Sophie saw him, but didn’t look up from coloring her ponies. He was wearing sunglasses on an overcast day, which Aunt Cassie would explain as him protecting his retinas from UV radiation and which Aunt Jane would explain as him being a douche.

“I don’t think you’re allowed to be here,” Sophie said. There was no gate into the playground, and he hadn’t come through the building, past the nuns.

“It’ll be all right,” said the yellow man. His voice was friendly and he sounded Southern. “Why so sad, peanut?” He smiled, just his lower teeth showed, one of them was gold, then he matched her pout to share her sadness.

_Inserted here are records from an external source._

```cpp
RL_HD float rl_powf(float x, float y) { return (float)rl_exp_d((double)y * rl_log_d((double)x)); }

RL_HD float rl_logf_full(float x) {
    if (x != x) return x;
    if (x < 0.0f) return rl_from_bits_f(0x7fc00000u);
    if (x == 0.0f) return rl_from_bits_f(0xff800000u);
    if (x == rl_from_bits_f(0x7f800000u)) return x;
    return (float)rl_log_d((double)x);
}
RL_HD float rl_powf_full(float x, float y) {
    if (x != x) return x;
    if (x == 0.0f) return 0.0f;
    if (x == rl_from_bits_f(0x7f800000u)) return x;
    return rl_powf(x, y);
}
RL_HD uint8_t rl_to_u8(float x) { return (x != x) ? (uint8_t)0 : (uint8_t)x; }

RL_HD double rl_asin_core_d(double y) {
    const double z = y * y;
    double p = 0.027921912047656466;
    p = rl_horner_d(p, z, -0.0029555479088451027);
    p = rl_horner_d(p, z, 0.015682585691969324);
    p = rl_horner_d(p, z, 0.013186282871554133);
    p = rl_horner_d(p, z, 0.017441719105456513);
    p = rl_horner_d(p, z, 0.022366048091739782);
    p = rl_horner_d(p, z, 0.030382183571536783);
    p = rl_horner_d(p, z, 0.044642852420329455);
    p = rl_horner_d(p, z, 0.07500000003599422);
    p = rl_horner_d(p, z, 0.1666666666666216);
    return y + y * (z * p);
}
RL_HD double rl_acos_d(double x) {
    const double PI = 3.141592653589793;
    const double PIO2 = 1.5707963267948966;
    const double ax = x < 0.0 ? -x : x;
    const bool big = ax > 0.5;
    double y = x;
    if (big) y = sqrt((1.0 - ax) * 0.5);
    const double a = rl_asin_core_d(y);
    if (!big) return PIO2 - a;
    return x < 0.0 ? PI - 2.0 * a : 2.0 * a;
}
RL_HD float rl_acosf_d(float x) { return (float)rl_acos_d((double)x); }
RL_HD float rl_acosf(float x) {
    const float PIO2_HI = 1.57079625129699707031f;
    const float PIO2_LO = 7.54978995489188194e-08f;
    const float ax = fabsf(x);
    const bool big = ax > 0.5f;
    const float zb = (1.0f - ax) * 0.5f;
    const float z = big ? zb : x * x;
    const float y = big ? rl_sqrtf(zb) : x;
    float p = 0.03370072692632675f;
    p = rl_fmaf(p, z, 0.017143717035651207f);
// ... 11 lines not shown
```

### robigo_luculenta_amd/csrc/rl_rng.h

```cpp
#pragma once
#include "rl_math.h"

struct RlRngBlock {
    uint32_t w[4];
};

RL_HD uint32_t rl_mulhi32(uint32_t a, uint32_t b) { return (uint32_t)(((uint64_t)a * (uint64_t)b) >> 32); }

#define RL_PHILOX_ROUNDS 7
template <int ROUNDS, bool UNIFORM_KEY = false>
RL_HD RlRngBlock rl_philox4x32(uint32_t c0, uint32_t c1, uint32_t c2, uint32_t c3, uint32_t k0, uint32_t k1) {
    const uint32_t M0 = 0xD2511F53u, M1 = 0xCD9E8D57u, W0 = 0x9E3779B9u, W1 = 0xBB67AE85u;
#if defined(__HIP_DEVICE_COMPILE__)
    if (UNIFORM_KEY) asm volatile("" : "+s"(k0), "+s"(k1));
#endif
#if defined(__HIPCC__)
#pragma unroll
#endif
    for (int round = 0; round < ROUNDS; ++round) {
#if defined(__HIP_DEVICE_COMPILE__)
        unsigned long long p0, p1, carry;
        asm("v_mad_u64_u32 %0, %1, %2, %3, 0" : "=v"(p0), "=s"(carry) : "v"(c0), "s"(M0));
        asm("v_mad_u64_u32 %0, %1, %2, %3, 0" : "=v"(p1), "=s"(carry) : "v"(c2), "s"(M1));
        const uint32_t hi0 = (uint32_t)(p0 >> 32), lo0 = (uint32_t)p0;
        const uint32_t hi1 = (uint32_t)(p1 >> 32), lo1 = (uint32_t)p1;
#else
        const uint32_t hi0 = rl_mulhi32(M0, c0), lo0 = M0 * c0;
        const uint32_t hi1 = rl_mulhi32(M1, c2), lo1 = M1 * c2;
#endif
        const uint32_t n0 = hi1 ^ c1 ^ k0;
        const uint32_t n2 = hi0 ^ c3 ^ k1;
        c0 = n0;
        c1 = lo1;
        c2 = n2;
        c3 = lo0;
        k0 += W0;
        k1 += W1;
    }
    RlRngBlock r;
    r.w[0] = c0;
    r.w[1] = c1;
    r.w[2] = c2;
    r.w[3] = c3;
    return r;
}
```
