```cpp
void lr_dense_post(torch::Tensor logits, torch::Tensor labels,
                   c10::optional<torch::Tensor> wts, torch::Tensor loss_acc,
                   double inv_b) {
  check_f32(logits, "logits"); check_f32(labels, "labels");
  check_f32(loss_acc, "loss_acc");
  int64_t B = labels.numel();
  TORCH_CHECK(B > 0 && logits.numel() % B == 0,
              "logits/labels batch mismatch");
  int64_t K = logits.numel() / B;
  TORCH_CHECK(K >= 1 && K <= 64,
              "fused dense post supports 1..64 classes (got ", K, ")");
  TORCH_CHECK(loss_acc.numel() == 1, "loss_acc must be a scalar");
  const float* wp = nullptr;
  if (wts.has_value()) {
    check_f32(*wts, "wts");
    TORCH_CHECK(wts->numel() == B, "weights size mismatch");
    wp = wts->data_ptr<float>();
  }
  mv_launch_lr_dense_post(logits.data_ptr<float>(),
                          labels.data_ptr<float>(), wp,
                          loss_acc.data_ptr<float>(), (float)inv_b, B, K,
                          cur_stream());
}

bool lr_dense_fwd(torch::Tensor x, torch::Tensor w, torch::Tensor labels,
                  c10::optional<torch::Tensor> wts, torch::Tensor diff,
                  torch::Tensor loss_acc, double inv_b, bool nt) {
  check_f32(x, "x"); check_f32(w, "w"); check_f32(labels, "labels");
  check_f32(diff, "diff"); check_f32(loss_acc, "loss_acc");
  TORCH_CHECK(x.dim() == 2 && w.dim() == 2 && x.size(1) == w.size(0),
              "x [B,d] and w [d,K] shape mismatch");
  TORCH_CHECK(x.is_contiguous() && w.is_contiguous(), "x/w must be "
              "contiguous");
  int64_t B = x.size(0), d = x.size(1), K = w.size(1);
  TORCH_CHECK(labels.numel() == B, "labels batch mismatch");
  TORCH_CHECK(diff.numel() == B * K, "diff must be [B, K]");
  TORCH_CHECK(loss_acc.numel() == 1, "loss_acc must be a scalar");
  const float* wp = nullptr;
  if (wts.has_value()) {
    check_f32(*wts, "wts");
    TORCH_CHECK(wts->numel() == B, "weights size mismatch");
    wp = wts->data_ptr<float>();
  }
  return mv_launch_lr_dense_fwd(
             x.data_ptr<float>(), w.data_ptr<float>(),
             labels.data_ptr<float>(), wp, diff.data_ptr<float>(),
             loss_acc.data_ptr<float>(), (float)inv_b, B, d, K,
             nt ? 1 : 0, cur_stream()) != 0;
}


void lr_ftrl_scatter(torch::Tensor zn, torch::Tensor keys,
                     torch::Tensor vals, torch::Tensor ptr,
                     torch::Tensor err, double alpha, double beta, double l1,
                     double l2, int64_t K) {
  check_f32(zn, "zn"); check_f32(vals, "vals"); check_f32(err, "err");
  TORCH_CHECK(keys.scalar_type() == torch::kInt64, "keys must be int64");
  TORCH_CHECK(ptr.scalar_type() == torch::kInt32, "ptr must be int32");
  int64_t B = ptr.numel() - 1;
  TORCH_CHECK(err.numel() == B * K, "err must be [B, K]");
  mv_launch_lr_ftrl_scatter(zn.data_ptr<float>(), keys.data_ptr<int64_t>(),
                            vals.data_ptr<float>(), ptr.data_ptr<int>(),
                            err.data_ptr<float>(), (float)(1.0 / alpha),
                            (float)beta, (float)l1, (float)l2, B, K,
                            cur_stream());
}

}

PYBIND11_MODULE(TORCH_EXTENSION_NAME, m) {
  auto rev = py::arg("reverse") = false;
  auto data = py::arg("data"), delta = py::arg("delta"), out = py::arg("out");
  m.def("add_inplace", &add_inplace, "K1: data += delta (fp32, fused)", data,
        delta, rev);
  m.def("nt_copy", &nt_copy,
        "K7: non-temporal streaming copy (a bf16 dst narrows)");
  m.def("sgd_update", &sgd_update, "K2: data -= delta", data, delta, rev);
  m.def("momentum_update", &momentum_update, "K3: fused momentum update",
        data, py::arg("m"), delta, py::arg("mu"), rev);
  m.def("adagrad_update", &adagrad_update, "K4: fused adagrad update", data,
        py::arg("gsq"), delta, py::arg("lr"), py::arg("rho"), py::arg("eps"),
        rev);
  m.def("momentum_copy_update", &momentum_copy_update,
        "fused momentum Add+Get", data, py::arg("m"), delta, out,
        py::arg("mu"), rev);
  m.def("adagrad_copy_update", &adagrad_copy_update,
        "fused adagrad Add+Get", data, py::arg("gsq"), delta, out,
        py::arg("lr"), py::arg("rho"), py::arg("eps"), rev);
  m.def("dcasgd_copy_update", &dcasgd_copy_update,
        "fused dcasgd Add+Get", data, py::arg("bak"), delta, out,
        py::arg("lr"), py::arg("lambda_"), rev);
  m.def("dcasgda_copy_update", &dcasgda_copy_update,
        "fused dcasgda Add+Get", data, py::arg("bak"), py::arg("msq"), delta,
        out, py::arg("lr"), py::arg("lambda_"), py::arg("rho"),
        py::arg("eps"), rev);
  m.def("sgd_copy_update", &sgd_copy_update,
        "fused Add+Get: data (+/-)= delta; out = data (saves the Get's "
        "shard re-read at N=1)", data, delta, out, py::arg("sign"), rev);
  m.def("dcasgd_update", &dcasgd_update,
        "DC-ASGD: delay-compensated update with per-worker backup", data,
        py::arg("bak"), delta, py::arg("lr"), py::arg("lambda_"), rev);
  m.def("dcasgda_update", &dcasgda_update,
        "DC-ASGD-a: adaptive lambda via mean-square of gradients", data,
        py::arg("bak"), py::arg("msq"), delta, py::arg("lr"),
        py::arg("lambda_"), py::arg("rho"), py::arg("eps"), rev);
  m.def("adam_update", &adam_update,
        "fused Adam/AdamW step (fp32, fp64); step = lr/(1-b1^t), "
        "rbc2 = 1/sqrt(1-b2^t), decay = 1-lr*wd",
        py::arg("data"), py::arg("m"), py::arg("v"), py::arg("delta"),
        py::arg("b1"), py::arg("b2"), py::arg("step"), py::arg("rbc2"),
        py::arg("decay"), py::arg("eps"), rev);
  m.def("adam_copy_update", &adam_copy_update, "fused adam Add+Get",
        py::arg("data"), py::arg("m"), py::arg("v"), py::arg("delta"),
        py::arg("out"), py::arg("b1"), py::arg("b2"), py::arg("step"),
        py::arg("rbc2"), py::arg("decay"), py::arg("eps"), rev);
  m.def("onebit_encode", &onebit_encode,
        "1-bit wire: payload = code(residual + delta), residual = the error",
        py::arg("delta"), py::arg("residual"), py::arg("payload"));
  m.def("onebit_decode_sum", &onebit_decode_sum,
        "1-bit wire: out = sum over nparts payloads of their decoded values",
        py::arg("out"), py::arg("payloads"), py::arg("nparts"));
  m.def("row_gather", &row_gather,
        "K6: out[i] = shard[rows[i]]; dtype=torch.bfloat16 narrows",
        py::arg("shard"), py::arg("rows"), py::arg("dtype") = py::none());
  m.def("row_gather_out", &row_gather_out, "K6 (preallocated out)");
  m.def("row_scatter_add", &row_scatter_add,
        "K5: shard[rows[i]] += sign*vals[i] (atomic; assume_unique=True "
        "uses plain stores)", py::arg("shard"), py::arg("rows"),
        py::arg("vals"), py::arg("sign"), py::arg("assume_unique") = false);
  m.def("lr_sigmoid_forward", &lr_sigmoid_forward,
        "K13 fused: per-sample CSR dot + sigmoid + error/loss");
  m.def("lr_sigmoid_scatter", &lr_sigmoid_scatter,
        "K14 fused: w[keys] -= lr*(vals*err + reg), atomic");
  m.def("lr_softmax_forward", &lr_softmax_forward,
        "K13 softmax fused: per-sample CSR K-class logits + softmax + "
        "err/loss (objective.cpp:193-230)");
  m.def("lr_softmax_scatter", &lr_softmax_scatter,
        "K14 softmax fused: w[key*K+k] -= lr*(val*err_k + reg), atomic");
  m.def("lr_dense_fwd", &lr_dense_fwd,
        "Dense-mode fused forward: X@W + softmax/sigmoid diff + loss in "
        "one kernel, W LDS-staged; returns False when d*K exceeds the "
        "LDS budget (caller uses the GEMM + lr_dense_post path)",
        py::arg("x"), py::arg("w"), py::arg("labels"), py::arg("wts"),
        py::arg("diff"), py::arg("loss_acc"), py::arg("inv_b"),
        py::arg("nt") = true);
  m.def("lr_dense_post", &lr_dense_post,
        "Dense-mode fused post-GEMM: logits -> softmax/sigmoid diff in "
        "place + atomic mean-loss accumulate (objective.cpp:193-230 "
        "dense branch)");
  m.def("lr_ftrl_forward", &lr_ftrl_forward,
        "FTRL fused forward: reconstruct w from (z|n), sigmoid, err/loss "
        "(objective.cpp:250-345)");
  m.def("lr_ftrl_scatter", &lr_ftrl_scatter,
        "FTRL fused z/n state update (updater.cpp:79-101 applied to the "
        "local chunk buffer)");
  m.def("row_scatter_adagrad", &row_scatter_adagrad,
        "K15: keyed adagrad update on owned shard rows "
        "(assume_unique=True uses plain stores)",
        py::arg("shard"), py::arg("gsq"), py::arg("rows"), py::arg("vals"),
        py::arg("lr"), py::arg("rho"), py::arg("eps"),
        py::arg("assume_unique") = false);
  m.def("row_momentum_update", &row_momentum_update,
        "keyed momentum: sum value rows per row id (equal ids adjacent in "
        "rows; perm maps list position to vals row), one step per row",
        py::arg("shard"), py::arg("m"), py::arg("rows"), py::arg("vals"),
        py::arg("mu"), py::arg("perm") = py::none());
  m.def("row_dcasgd_update", &row_dcasgd_update,
        "keyed DC-ASGD, same row/perm contract as row_momentum_update",
        py::arg("shard"), py::arg("bak"), py::arg("rows"), py::arg("vals"),
        py::arg("lr"), py::arg("lam"), py::arg("perm") = py::none());
  m.def("row_dcasgda_update", &row_dcasgda_update,
        "keyed DC-ASGD-a, same row/perm contract as row_momentum_update",
        py::arg("shard"), py::arg("bak"), py::arg("msq"), py::arg("rows"),
        py::arg("vals"), py::arg("lr"), py::arg("lam"), py::arg("rho"),
        py::arg("eps"), py::arg("perm") = py::none());
  m.def("row_adam_update", &row_adam_update,
        "keyed Adam, same row/perm contract as row_momentum_update",
        py::arg("shard"), py::arg("m"), py::arg("v"), py::arg("rows"),
        py::arg("vals"), py::arg("b1"), py::arg("b2"), py::arg("step"),
        py::arg("rbc2"), py::arg("decay"), py::arg("eps"),
        py::arg("perm") = py::none());
  m.def("w2v_train", &w2v_train,
        "K9-K11: fused word2vec block training (skip-gram/CBOW, NS/HS, "
        "optional adagrad)");
  m.def("w2v_train_ns", &w2v_train_ns,
        "K9-K11 NS fast path: negatives generated in-kernel from the "
        "per-block pool (reference LCG scheme)");
}
```

multiverso_amd/ops/csrc/kernels.hip:

```cpp

#include <hip/hip_runtime.h>
#include <cstdint>
#include <cstdio>
#include <cstdlib>
#include <type_traits>

#define WAVE 64
#define BLOCK 256
#define MAX_GRID 2048
#define ELEM_GRID 1024
#define STATE_GRID 768
#define UPD_GRID 768
#define COPY_BLOCK 1024

typedef float v4f __attribute__((ext_vector_type(4)));

static __device__ __forceinline__ v4f ntload(const v4f* p) {
  return __builtin_nontemporal_load(p);
}
static __device__ __forceinline__ void ntstore(v4f* p, v4f v) {
  __builtin_nontemporal_store(v, p);
}
template <class T>
static __device__ __forceinline__ T ntload(const T* p) { return *p; }
template <class T>
static __device__ __forceinline__ void ntstore(T* p, T v) { *p = v; }

static __device__ __forceinline__ float rsq(float x) {
  return __frsqrt_rn(x);
}
static __device__ __forceinline__ v4f rsq(v4f x) {
  v4f r;
  r.x = __frsqrt_rn(x.x); r.y = __frsqrt_rn(x.y);
  r.z = __frsqrt_rn(x.z); r.w = __frsqrt_rn(x.w);
  return r;
}

template <class V, class T>
static __device__ __forceinline__ V ld(const T* p, int64_t i) {
  return ntload((const V*)p + i);
}
template <class V, class T>
static __device__ __forceinline__ void st(T* p, int64_t i, V v) {
  ntstore((V*)p + i, v);
}

template <class V, bool KEEP, class T>
static __device__ __forceinline__ V ld_shard(const T* p, int64_t i) {
  if constexpr (KEEP) return *((const V*)p + i);
  else return ld<V>(p, i);
}

struct bf16 { uint16_t bits; };
typedef uint16_t v4h __attribute__((ext_vector_type(4)));
typedef uint16_t v2h __attribute__((ext_vector_type(2)));

static __device__ __forceinline__ float widen(uint16_t h) {
  return __builtin_bit_cast(float, (uint32_t)h << 16);
}
static __device__ __forceinline__ uint16_t narrow(float f) {
  return __builtin_bit_cast(uint16_t, (__bf16)f);
}

template <class V>
static __device__ __forceinline__ V ld(const bf16* p, int64_t i) {
  if constexpr (std::is_same<V, v4f>::value) {
    v4h h = __builtin_nontemporal_load((const v4h*)p + i);
    v4f v;
    v.x = widen(h.x); v.y = widen(h.y); v.z = widen(h.z); v.w = widen(h.w);
    return v;
  } else {
    static_assert(std::is_same<V, float>::value, "bf16 widens to fp32");
    return widen(p[i].bits);
  }
}
template <class V>
static __device__ __forceinline__ void st(bf16* p, int64_t i, V v) {
  if constexpr (sizeof(V) == 16) {
    v4h h;
    h.x = narrow(v.x); h.y = narrow(v.y); h.z = narrow(v.z); h.w = narrow(v.w);
    if constexpr (std::is_same<V, v4f>::value)
      __builtin_nontemporal_store(h, (v4h*)p + i);
    else
      *((v4h*)p + i) = h;
  } else if constexpr (sizeof(V) == 8) {
    v2h h;
    h.x = narrow(v.x); h.y = narrow(v.y);
    *((v2h*)p + i) = h;
  } else {
    p[i].bits = narrow(v);
  }
}
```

“I’m in a T.O.,” said Sophie. She glared over her shoulder at Sister Maria la Madonna con el Corpo de Cristo encima una Tortilla, the Irish nun, who had stripped her of her recess and exiled her to this cold limbo by the fence. The nun returned her gaze with a stern, tight-­lipped resolve—­mime anger. The nun didn’t seem to see the man in yellow at all, which likely was something else she would be stern about.

“How’d you do to get yourself in such a fix, peanut?”

“I told them I had to go home to go to the bathroom and they said no.”

“You have bathrooms in the school, don’t you?” He said bathrooms with an f instead of a th, which she liked and decided that’s the way she would say it, too, from now on.

“It was number two,” she said, putting down her crayon and really looking up at him for the first time. “I don’t do number two away from home.”

“So you got shy dookie. That’s okay, I had that, too, when I was little. Shoot, bitches need to respect a person’s habits.”

“That’s what I said. But they’re all anti-­Semites.”

“Y’all lost me, peanut. This a Catholic school, right?”

“Yeah, I go here because it’s by our house, but I’m a Jewess.”

“You don’t say?”

“And an orphan,” Sophie added gravely.

“Aw, that’s sad.”

“And my dogs ran away.”

He’d been shaking his head to the rhythm of the sadness of her story, but he stopped and looked up when she mentioned the goggies. She missed them. She didn’t feel safe without them, so she was acting out, that’s what Auntie Cassie would say.